You might end up wishing you hadn’t read this column, but doing so will prepare you for some of the most important work that you can do as a client-centered occupational therapist.
It’s about a topic that all too often gets swept under the rug. It’s a preventable public health issue, one that polite people do not like to discuss, and that even seasoned healthcare professionals find too disturbing to contemplate, sometimes blinding us to that which is before our very eyes. What is it?
Here’s a hint: The Report of the 2012 National Survey on Abuse of People with Disabilities was released in early September. The online survey, conducted by a team led by Nora Balderain, PhD; Jim Stream, and Thomas F. Coleman was completed by more than 7,200 people who identified as members or close associates of members of the disabled community.
While you may be prepared to hear that the news is bad, you will almost surely be alarmed to read just how bad. Here are a few key findings:
• More than 70% of all respondents with disabilities reported having been victims of abuse, including verbal-emotional abuse, physical harm, sexual violation or financial exploitation.
• Groups reporting abuse included those who identified themselves as having: mental health conditions (75%), speech impairment (67%), autism (66.5%), intellectual or developmental disability (62.5%) and mobility impairment (55%).
• The vast majority of those who had experienced abuse had been victimized multiple times.
• Most often, incidents of abuse went unreported to state agencies and unaddressed.
• Most of the people who were abused received no counseling.

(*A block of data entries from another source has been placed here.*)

# vpc-ccg/tksm

Measured on AMD Instinct MI355X. Metric: sequenced reads/s, higher is better.
Workload: dtype u8; 1 GPU; Bulk molecules, Badread error+qual model (nanopore2020, identity 84,99,5.5), 24 x 128 Mb random genome, FASTQ; kind=bulk, mean_len=1000, length_distribution=normal(1000, 200), compute_qual=True, contexts_in_flight_per_gpu=3

## Files before the change

### __graft_entry__.py

```python
import os
import subprocess
import sys

ROOT = os.path.dirname(os.path.abspath(__file__))


LLVM_BIN = "/opt/rocm/lib/llvm/bin"
NO_SPILL = ("k_alnf", "k_loop", "k_loopw", "k_err", "k_emit", "k_init")
LOOP_VGPR_LIMIT = 128
NO_SPILL_MDF = ("k_noise_plan", "k_noise_fill", "k_pal_count", "k_pal_write",
                "k_mut_count", "k_mut_write")
NO_SPILL_KDE = ("k_kde_grid", "k_kde_sum", "k_kde_cv_min", "k_kde_cv_sum")
NO_SPILL_ABUND = ("k_abund_compat", "k_abund_hits", "k_abund_msum", "k_abund_mfinish", "k_abund_mtotal", "k_abund_estep")
NO_SPILL_MS = ("k_ms_expand", "k_ms_err_events", "k_ms_qs_events")


def kernel_resources(obj):
    import re
    import shutil
    import tempfile
    d = tempfile.mkdtemp(prefix="tksm_co_")
    try:
        tmp = os.path.join(d, os.path.basename(obj))
        shutil.copy(obj, tmp)
        subprocess.check_call([os.path.join(LLVM_BIN, "llvm-objdump"), "--offloading", tmp], stdout=subprocess.DEVNULL)
        cos = [f for f in os.listdir(d) if "amdgcn" in f and "gfx950" in f]
        if not cos:
            raise RuntimeError(f"{obj}: no gfx950 code object inside")
        notes = subprocess.check_output([os.path.join(LLVM_BIN, "llvm-readelf"), "--notes", os.path.join(d, cos[0])], text=True)
    finally:
        shutil.rmtree(d, ignore_errors=True)
    out, cur = {}, None
    for block in notes.split("  - .")[1:]:
        f = dict(re.findall(r"^\s*\.?([a-z_]+):\s+(\S+)\s*$", "." + block, re.M))
        if "name" in f and "vgpr_count" in f:
            out[f["name"]] = {k: int(v) for k, v in f.items() if v.isdigit()}
    return out


def check_no_spills():
    guarded, missing = {}, []
    for obj, names in (("kernels.o", NO_SPILL), ("mdf_kernels.o", NO_SPILL_MDF), ("kde_kernels.o", NO_SPILL_KDE),
                       ("abund_kernels.o", NO_SPILL_ABUND), ("ms_kernels.o", NO_SPILL_MS)):
        res = kernel_resources(os.path.join(ROOT, "tksm_amd", "csrc", "_build", obj))
        found = {n: r for n, r in res.items() if any(f"{len(k)}{k}" in n for k in names)}
        missing += [k for k in names if not any(f"{len(k)}{k}" in n for n in found)]
        guarded.update(found)
    if missing:
        raise RuntimeError(f"spill gate: kernels {missing} not found in the code object (renamed?)")
    bad = {n: r for n, r in guarded.items() if r.get("vgpr_spill_count", 0) or r.get("private_segment_fixed_size", 0)}
    if bad:
        raise RuntimeError("spill gate: scratch spills in " + "; ".join(
            f"{n}: {r.get('vgpr_spill_count')} VGPRs spilled, {r.get('private_segment_fixed_size')} B scratch" for n, r in bad.items()))
    return guarded


def build():
    subprocess.check_call(["make", "-s", "-j8", "-C", os.path.join(ROOT, "tksm_amd", "csrc")])
    guarded = check_no_spills()
    loop = [r for n, r in guarded.items() if "6k_loopE" in n]
    if len(loop) != 1 or loop[0]["vgpr_count"] > LOOP_VGPR_LIMIT:
        raise RuntimeError(f"k_loop: {[r['vgpr_count'] for r in loop]} VGPRs, the limit is {LOOP_VGPR_LIMIT}")
    print(f"k_loop: {loop[0]['vgpr_count']} VGPRs (limit {LOOP_VGPR_LIMIT}), no scratch; LDS per wave 256 B x fragment words per lane "
          f"(at most 64: 16 KB) + the 4 KB bounds table of the first thresholds")
    subprocess.check_call(["make", "-s", "-C", os.path.join(ROOT, "oracle")])
    sys.path.insert(0, ROOT)
    import tksm_amd
    from tksm_amd import _lib
    lib = _lib.load()
    missing = [s for s in _lib.SYMBOLS if not hasattr(lib, s)]
    if missing:
        raise RuntimeError(f"libtksmseq.so lacks symbols: {missing}")
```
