template <typename T, int MODE, int BR, int BK, int P>
struct TileLoader {
    static constexpr int TPK = BK / 4, TPR = BR / 4;
    static constexpr int RS = MODE == 0 ? 256 / TPK : 0;
    static constexpr int KS = MODE == 0 ? 0 : 256 / TPR;
    int r0, k0;
    const T* cur;
    int64_t pstep, kstep;
    __device__ __forceinline__ void init(int tid, const T* base, int64_t row0, int64_t sr, int64_t sk, int64_t kbeg) {
        if (MODE == 0) { r0 = tid / TPK; k0 = (tid % TPK) * 4; }
        else { r0 = (tid % TPR) * 4; k0 = tid / TPR; }
        kstep = sk;
        pstep = MODE == 0 ? RS * sr : KS * sk;
        cur = base + (row0 + r0) * sr + (kbeg + k0) * sk;
    }
    __device__ __forceinline__ int prow(int p) const { return r0 + p * RS; }
    __device__ __forceinline__ int pk(int p) const { return k0 + p * KS; }
    __device__ __forceinline__ void load_fast(Frag4<T>* f, int64_t koff) const {
#pragma unroll
        for (int p = 0; p < P; ++p) f[p] = ldg4(cur + p * pstep + koff * kstep);
    }
    __device__ __forceinline__ void load_edge(Frag4<T>* f, const T* base, int64_t row0, int64_t sr, int64_t sk, int64_t k0g,
                                              int rrem, int krem) const {
#pragma unroll
        for (int p = 0; p < P; ++p)
#pragma unroll
            for (int e = 0; e < 4; ++e) {
                const int r = prow(p) + (MODE == 0 ? 0 : e), k = pk(p) + (MODE == 0 ? e : 0);
                f[p].v[e] = (r < rrem && k < krem) ? base[(row0 + r) * sr + (k0g + k) * sk] : T(0);
            }
    }
    __device__ __forceinline__ void mask_piece(Frag4<T>& f, int p, int d, bool zgt, bool zlt) const {
#pragma unroll
        for (int e = 0; e < 4; ++e) {
            const int r = prow(p) + (MODE == 0 ? 0 : e), k = pk(p) + (MODE == 0 ? e : 0) + d;
            const bool z = (zgt && k > r) || (zlt && k < r);
            f.v[e] = z ? T(0) : f.v[e];
        }
    }
};

template <typename T, int BM, int BN, int BK, int MODE_A, int MODE_B>
struct TileLds {
    static constexpr int PADA = (MODE_A == 0 && sizeof(T) == 4) ? 1 : Mfma<T>::PAD;
    static constexpr int PADB = (MODE_B == 0 && sizeof(T) == 4) ? 1 : Mfma<T>::PAD;
    static constexpr int LDA = BM + PADA, LDB = BN + PADB;
    static constexpr size_t BYTES = 2 * BK * (LDA + LDB) * sizeof(T);
};

constexpr int resident_wg_per_cu(size_t elem_size, bool big, bool narrow) { return big ? (narrow ? 3 : 2) : (elem_size == 4 ? 6 : 3); }
constexpr int launch_min_wg(size_t elem_size, int bm, int bn) { return (elem_size == 4 && bm == 128 && bn == 64) ? 3 : 2; }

• On a brighter note: 83% of those who did receive such counseling found it to be helpful.
Why does this problem exist? The formula for increased risk of abuse is simple:
1. Imbalance of power between one person and another/others
2. Vulnerability due to inability to move, speak out, care for oneself, belong or resist
This formula describes almost every patient, client or student treated by an OT, especially those who reside or operate within closed settings where only a few people interact or observe day-to-day activities. It describes most residential institutions, day cares, classrooms and family homes. I am not saying that every client is the victim of abuse, but I’d point out most clients are at risk by virtue of their dependency and vulnerability.
So where does this leave us as therapists? Our professional code of ethics is clear on this matter, as are most states’ laws. We must gather our wits and courage to stand up for what is right and in the best interests of our clients. We are each powerfully positioned to prevent, or identify and intervene to stop abuse of all sorts. So let’s step to the plate.
Here is an action plan:
• Reduce isolation by promoting teamwork and open-door policies in care contexts.
• Look for signs of potential abuse, and ask your clients and reliable associates questions to find out whether there could be problems.
• Believe your client if he or she reports abuse, bullying, neglect or exploitation.
• Document your findings and share them with your team leader.
• Report concerns about possible abuse, neglect, exploitation or bullying to appropriate state or county authorities.
• Above all, educate yourself and other care providers about this difficult, all-too-common problem, and talk about it openly and often. The longer we all avoid it, the more it festers and grows. It’s time to look at this painful reality and deal with it directly, compassionately and assertively.
Lastly, join me in thanking and supporting the people who provide the kind of research conducted by the folks at the Disability and Abuse Project, and the many who are on the front lines, protecting and serving individuals who have suffered from abuse. They are my heroes, and I am proud to do what I can to support their efforts by volunteering as a Court Appointed Special Advocate (www.CASAforChildren.org). But that is a topic for another day, and another column.